It's a second story about OSINT research regarding polish government. First one presented how to map government infrastructure using Shodan.

Offensive OSINT s03e07 - Shomap - Advanced Shodan visualization
Today’s post focuses on looking for anomaly based on exposed assets from Shodan for Polish government. The visualization that was prepared presents Internet facing infrastructure with additional features which will be explained in details. It helps in red teaming assessments allowing to spot weak po…

Quick story

It all started on one Telegram channel where screenshots from private Gmail mailbox of minister Michal Dworczyk were published. His wife's account also was hacked and posted messages regarding this incident. ABW (Internal Security Agency) and SKW (Military Counterintelligence Service) said, in a notification, that more than 4300 email addresses was targeted and accused UNC1151 for this attack.
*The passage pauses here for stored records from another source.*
constexpr int kScanPer = 8;
__global__ __launch_bounds__(kScanThreads) void k_scan2(const int32_t* __restrict__ degA,
                                                        int32_t* __restrict__ ptrA,
                                                        const int32_t* __restrict__ degB,
                                                        int32_t* __restrict__ ptrB, int64_t n) {
  constexpr int TILE = kScanPer * kScanThreads;
  const int32_t* deg = blockIdx.y == 0 ? degA : degB;
  int32_t* ptr = blockIdx.y == 0 ? ptrA : ptrB;
  __shared__ int32_t tile[TILE];
  __shared__ int32_t wsum[kScanThreads / 64];
  const int tid = threadIdx.x, lane = tid & 63, wid = tid >> 6;
  const int64_t base = (int64_t)blockIdx.x * TILE;
  int32_t nx[kScanPer];
#pragma unroll
  for (int c = 0; c < kScanPer; ++c) {
    const int64_t idx = base + (int64_t)c * kScanThreads + tid;
    nx[c] = idx < n ? deg[idx] : 0;
  }
  int32_t pre = 0;
  for (int64_t i0 = tid; i0 < base; i0 += (int64_t)kScanPer * kScanThreads) {
    int32_t q[kScanPer];
#pragma unroll
    for (int c = 0; c < kScanPer; ++c) {
      const int64_t i = i0 + (int64_t)c * kScanThreads;
      q[c] = i < base ? deg[i] : 0;
    }
#pragma unroll
    for (int c = 0; c < kScanPer; ++c) pre += q[c];
  }
#pragma unroll
  for (int o = 32; o > 0; o >>= 1) pre += __shfl_xor(pre, o, 64);
  if (lane == 0) wsum[wid] = pre;
#pragma unroll
  for (int c = 0; c < kScanPer; ++c) tile[c * kScanThreads + tid] = nx[c];
  __syncthreads();
  int32_t carry = 0;
#pragma unroll
  for (int w = 0; w < kScanThreads / 64; ++w) carry += wsum[w];
  int32_t v[kScanPer], x = 0;
#pragma unroll
  for (int j = 0; j < kScanPer; ++j) {
    v[j] = tile[kScanPer * tid + j];
    x += v[j];
  }
  const int32_t own = x;
#pragma unroll
  for (int o = 1; o < 64; o <<= 1) {
    const int32_t u = __shfl_up(x, o, 64);
    if (lane >= o) x += u;
  }
  __syncthreads();
  if (lane == 63) wsum[wid] = x;
  __syncthreads();
  if (wid == 0) {
    int32_t w = lane < kScanThreads / 64 ? wsum[lane] : 0;
#pragma unroll
    for (int o = 1; o < 64; o <<= 1) {
      const int32_t u = __shfl_up(w, o, 64);
      if (lane >= o) w += u;
    }
    if (lane < kScanThreads / 64) wsum[lane] = w;
  }
  __syncthreads();
  int32_t run = carry + (wid > 0 ? wsum[wid - 1] : 0) + x - own;
#pragma unroll
  for (int j = 0; j < kScanPer; ++j) {
    const int64_t idx = base + (int64_t)kScanPer * tid + j;
    if (idx < n) ptr[idx] = run;
    run += v[j];
  }
  if (tid == 0 && base + TILE >= n) ptr[n] = carry + wsum[kScanThreads / 64 - 1];
}

__global__ void k_graph_fill(GSegs sg, const int32_t* __restrict__ src32,
                             const int32_t* __restrict__ dst32, int64_t E,
                             const int32_t* __restrict__ rowptr,
                             const int32_t* __restrict__ rowptr_t, int32_t* __restrict__ cur,
                             int32_t* __restrict__ cur_t, int32_t* __restrict__ perm,
                             int32_t* __restrict__ perm_t) {
  int64_t k = (int64_t)blockIdx.x * blockDim.x + threadIdx.x;
  if (k >= E || (sg.dcount && k >= gbase(sg, 1, sg.n))) return;
  int32_t s = src32[k], d = dst32[k];
  perm[rowptr[d] + atomicAdd(&cur[d], 1)] = (int32_t)k;
  perm_t[rowptr_t[s] + atomicAdd(&cur_t[s], 1)] = (int32_t)k;
}

__global__ void k_graph_rows(int64_t N, const int32_t* __restrict__ src32,
                             const int32_t* __restrict__ dst32, const uint8_t* __restrict__ code8,
                             const int32_t* __restrict__ rowptr, const int32_t* __restrict__ rowptr_t,
                             int32_t* __restrict__ perm, int32_t* __restrict__ perm_t,
                             int32_t* __restrict__ col, uint8_t* __restrict__ ecode,
                             int32_t* __restrict__ col_t, uint4* __restrict__ nbr,
                             uint4* __restrict__ nbr_t) {
  int64_t t = (int64_t)blockIdx.x * blockDim.x + threadIdx.x;
  if (t >= 2 * N) return;
  bool csc = t >= N;
  int64_t i = csc ? t - N : t;
  const int32_t* ptr = csc ? rowptr_t : rowptr;
  int32_t* p = csc ? perm_t : perm;
  int32_t beg = ptr[i], end = ptr[i + 1];
  for (int32_t a = beg + 1; a < end; ++a) {
    int32_t key = p[a];
    int32_t b = a - 1;
    while (b >= beg && p[b] > key) {
      p[b + 1] = p[b];
      --b;
    }
    p[b + 1] = key;
  }
  uint32_t slot[MOLCLR_NBR_SLOTS] = {0u, 0u, 0u, 0u};
  if (!csc) {
    for (int32_t a = beg; a < end; ++a) {
      int32_t k = p[a];
      col[a] = src32[k];
      ecode[a] = code8[k];
      if (a - beg < MOLCLR_NBR_SLOTS)
        slot[a - beg] = (uint32_t)src32[k] | ((uint32_t)MOLCLR_ECOMB(code8[k]) << 24);
    }
  } else {
    for (int32_t a = beg; a < end; ++a) {
      col_t[a] = dst32[p[a]];
      if (a - beg < MOLCLR_NBR_SLOTS) slot[a - beg] = (uint32_t)dst32[p[a]];
    }
  }
  const int32_t deg = end - beg;
  slot[0] |= (uint32_t)(deg > MOLCLR_NBR_SLOTS ? MOLCLR_NBR_OVERFLOW : deg) << 29;
  (csc ? nbr_t : nbr)[i] = make_uint4(slot[0], slot[1], slot[2], slot[3]);
}

__device__ void graph_ptr_item(const GSegs& sg, int64_t t, int64_t N, int64_t G,
                               int32_t* __restrict__ graph_ptr, int32_t* __restrict__ status) {
  if (t < N) {
    const GLoc ln = glocate(sg, 0, t);
    if (ln.s >= 0) {
      const int g = ln.s;
      const int64_t* batch = sg.batch[g];
      const int64_t i = t - ln.base, Gg = sg.g0[g + 1] - sg.g0[g];
      const int64_t b = batch[i];
      if (b < 0 || b >= Gg || (i > 0 && batch[i - 1] > b)) atomicOr(status, 4);
    }
  }
  if (t <= G) {
    if (t == G) {
      graph_ptr[t] = (int32_t)gbase(sg, 0, sg.n);
    } else {
      const int g = gseg(sg.g0, sg.n, t);
      const int64_t* batch = sg.batch[g];
      const int64_t want = t - sg.g0[g];
      int64_t lo = 0, hi = gcount(sg, 0, g);
      while (lo < hi) {
        int64_t mid = (lo + hi) >> 1;
        if (batch[mid] < want) lo = mid + 1;
        else hi = mid;
      }
      graph_ptr[t] = (int32_t)(gbase(sg, 0, g) + lo);
    }
  }
}

int build_launch(const GSegs& sg, int64_t N, int64_t E, int64_t G, int32_t* rowptr, int32_t* col,
                 uint8_t* ecode, int32_t* rowptr_t, int32_t* col_t, uint32_t* nbr, uint32_t* nbr_t,
                 int32_t* ecount, int32_t* graph_ptr, int32_t* status, void* workspace,
                 size_t workspace_bytes, molclr_stream_t stream) {
  MOLCLR_REQUIRE(rowptr && rowptr_t && ecount && graph_ptr && status && (N == 0 || (nbr && nbr_t)),
                 "graph_build: null output");
  MOLCLR_REQUIRE(E == 0 || (col && ecode && col_t), "graph_build: null edge buffer");
  MOLCLR_REQUIRE_WS(workspace_bytes, molclr_graph_build_workspace_bytes(N, E));
  hipStream_t s = molclr::as_stream(stream);
  molclr::Workspace w(workspace, workspace_bytes);
  int32_t* src32 = w.take<int32_t>(E);
  int32_t* dst32 = w.take<int32_t>(E);
  uint8_t* code8 = w.take<uint8_t>(E);
  int32_t* counters = w.take<int32_t>(4 * N);
  int32_t* indeg = counters;
  int32_t* outdeg = counters + N;
  int32_t* cur = counters + 2 * N;
  int32_t* cur_t = counters + 3 * N;
  int32_t* perm = w.take<int32_t>(E);
  int32_t* perm_t = w.take<int32_t>(E);

  const int T = 256;
  int64_t n_init = 8 * N > 4 * N ? 8 * N : 4 * N;
  if (n_init < 1) n_init = 1;
  hipLaunchKernelGGL(k_graph_init, dim3(molclr::ceil_div(n_init, T)), dim3(T), 0, s, ecount,
                     counters, 4 * N, N, status);
  const int64_t n_ptr = N > G + 1 ? N : G + 1;
  const int64_t bx = molclr::ceil_div(E > n_ptr ? E : n_ptr, T);
  hipLaunchKernelGGL(k_graph_count, dim3((unsigned)bx, 2), dim3(T), 0, s, sg, E, src32, dst32,
                     code8, indeg, outdeg, ecount, status, N, G, graph_ptr);
  hipLaunchKernelGGL(k_scan2,
                     dim3((unsigned)(N > 0 ? molclr::ceil_div(N, kScanPer * kScanThreads) : 1), 2),
                     dim3(kScanThreads), 0, s, indeg, rowptr, outdeg, rowptr_t, N);
  if (E > 0) {
    hipLaunchKernelGGL(k_graph_fill, dim3(molclr::ceil_div(E, T)), dim3(T), 0, s, sg, src32, dst32,
                       E, rowptr, rowptr_t, cur, cur_t, perm, perm_t);
  }
  if (N > 0) {
    hipLaunchKernelGGL(k_graph_rows, dim3(molclr::ceil_div(2 * N, T)), dim3(T), 0, s, N, src32,
                       dst32, code8, rowptr, rowptr_t, perm, perm_t, col, ecode, col_t,
                       (uint4*)nbr, (uint4*)nbr_t);
  }
  MOLCLR_LAUNCHED();
  return MOLCLR_OK;
}

}

MOLCLR_API size_t molclr_graph_build_workspace_bytes(int64_t N, int64_t E) {
  molclr::Workspace w(nullptr, 0);
  w.take<int32_t>(E);
  w.take<int32_t>(E);
  w.take<uint8_t>(E);
  w.take<int32_t>(4 * N);
  w.take<int32_t>(E);
  w.take<int32_t>(E);
  return w.used + 256;
}

MOLCLR_API int molclr_graph_build_multi(int nseg, const molclr_graph_segment* segs,
                                        int32_t* rowptr, int32_t* col, uint8_t* ecode,
                                        int32_t* rowptr_t, int32_t* col_t, uint32_t* nbr,
                                        uint32_t* nbr_t, int32_t* ecount, int32_t* graph_ptr,
                                        int32_t* status, void* workspace, size_t workspace_bytes,
                                        molclr_stream_t stream) {
  MOLCLR_REQUIRE(nseg >= 1 && nseg <= MOLCLR_MAX_SEGMENTS && segs,
                 "graph_build: %d segments (1..%d)", nseg, MOLCLR_MAX_SEGMENTS);
  GSegs sg{};
  sg.n = nseg;
  for (int g = 0; g < nseg; ++g) {
    const molclr_graph_segment& q = segs[g];
    MOLCLR_REQUIRE(q.num_nodes >= 0 && q.num_edges >= 0 && q.num_graphs >= 0,
                   "graph_build: negative size in segment %d", g);
    sg.ei[g] = q.edge_index;
    sg.ea[g] = q.edge_attr;
    sg.batch[g] = q.batch;
    sg.n0[g + 1] = sg.n0[g] + q.num_nodes;
    sg.e0[g + 1] = sg.e0[g] + q.num_edges;
    sg.g0[g + 1] = sg.g0[g] + q.num_graphs;
  }
  for (int g = nseg; g < MOLCLR_MAX_SEGMENTS; ++g) {
    sg.n0[g + 1] = sg.n0[nseg];
    sg.e0[g + 1] = sg.e0[nseg];
    sg.g0[g + 1] = sg.g0[nseg];
  }
  const int64_t N = sg.n0[nseg], E = sg.e0[nseg], G = sg.g0[nseg];
  MOLCLR_REQUIRE(N <= MOLCLR_NBR_MAX_NODES && E < (int64_t)1 << 31,
                 "graph_build: %lld nodes exceed the neighbour-slot limit %d (or E > int32)",
                 (long long)N, MOLCLR_NBR_MAX_NODES);
  for (int g = 0; g < nseg; ++g) {
    MOLCLR_REQUIRE(segs[g].num_edges == 0 || (segs[g].edge_index && segs[g].edge_attr),
                   "graph_build: null edge input in segment %d", g);
    MOLCLR_REQUIRE(segs[g].num_nodes == 0 || segs[g].batch, "graph_build: null batch in segment %d",
                   g);
  }
  return build_launch(sg, N, E, G, rowptr, col, ecode, rowptr_t, col_t, nbr, nbr_t, ecount,
                      graph_ptr, status, workspace, workspace_bytes, stream);
}

MOLCLR_API int molclr_graph_build(const int64_t* edge_index, const int64_t* edge_attr,
                                  const int64_t* batch, int64_t N, int64_t E, int64_t G,
                                  int32_t* rowptr, int32_t* col, uint8_t* ecode,
                                  int32_t* rowptr_t, int32_t* col_t, uint32_t* nbr,
                                  uint32_t* nbr_t, int32_t* ecount, int32_t* graph_ptr,
                                  int32_t* status, void* workspace,
                                  size_t workspace_bytes, molclr_stream_t stream) {
  const molclr_graph_segment seg{edge_index, edge_attr, batch, N, E, G};
  return molclr_graph_build_multi(1, &seg, rowptr, col, ecode, rowptr_t, col_t, nbr, nbr_t, ecount,
                                  graph_ptr, status, workspace, workspace_bytes, stream);
}

MOLCLR_API int molclr_stage_segments(int nseg, const molclr_stage_source* src,
                                     const molclr_graph_staged_segment* dst, int64_t* x_all,
                                     int64_t num_nodes_cap, int64_t num_edges_cap,
                                     int64_t* counts, molclr_stream_t stream) {
  molclr::StageJobs jb{};
  int nj = 0;
  int64_t most = 1;
  MOLCLR_TRY_RC(molclr::stage_plan("stage_segments", nseg, src, dst, x_all, num_nodes_cap,
                                   num_edges_cap, counts, jb, nj, most));
  molclr::stage_launch(jb, nj, most, molclr::as_stream(stream));
  MOLCLR_LAUNCHED();
  return MOLCLR_OK;
}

In an official statement, prime minister Mateusz Morawiecki confirmed the incident and recommended to use two factor authentication, be careful of phishing and keep accounts more secure in general.

Couple days after Morawiecki's attendance, more emails from Dworczyk's mailbox were published, which allegedly threaten national security. We won't be analysing the emails but rather methods that potentially could be used to perform credential re-use attack across different services and websites.

To achieve that, we will use Intelx, Python and dj3s to present it in a graph but first let's get familiar with Intelx.

Script is available below

GitHub - woj-ciech/intelx_viz: Collect information about leaks for particular domain in IntelX and present it on a tree view graph.
Collect information about leaks for particular domain in IntelX and present it on a tree view graph. - GitHub - woj-ciech/intelx_viz: Collect information about leaks for particular domain in IntelX...

IntelX

It's a Czech Republic company which I call HaveIBeenPwned on steroids. HIBP shows you only services that password has been leaked from, but IntelX also gives you insight into hashed or plain text passwords for given email address. It covers also more leaks, spam list and breaches than HIBP.

Basic access costs 1000 euro and gives you 200 search credits per day. It refers to the API, as well as web interface. In addition, Intelx runs phonebook.cz to help you gather subdomains, urls and email addresses.

IntelX supports many so called buckets

I don't need to say how useful it can be in variety of investigations and mostly related to HUMINT. You can quickly collect almost all email addresses for a company and check them against above mentioned buckets.

It allows to discover employees of the organization, find private email addresses or research bitcoin transactions. For the record, you can search by phone number, email address, IP address, credit card, domain, bitcoin address and many more.

This service has a lot features and advantages but UI needs to be more user friendly and results for particular email should be highlighted. Right now, we have many results and have to go to each one and search for the our input, which is really tedious.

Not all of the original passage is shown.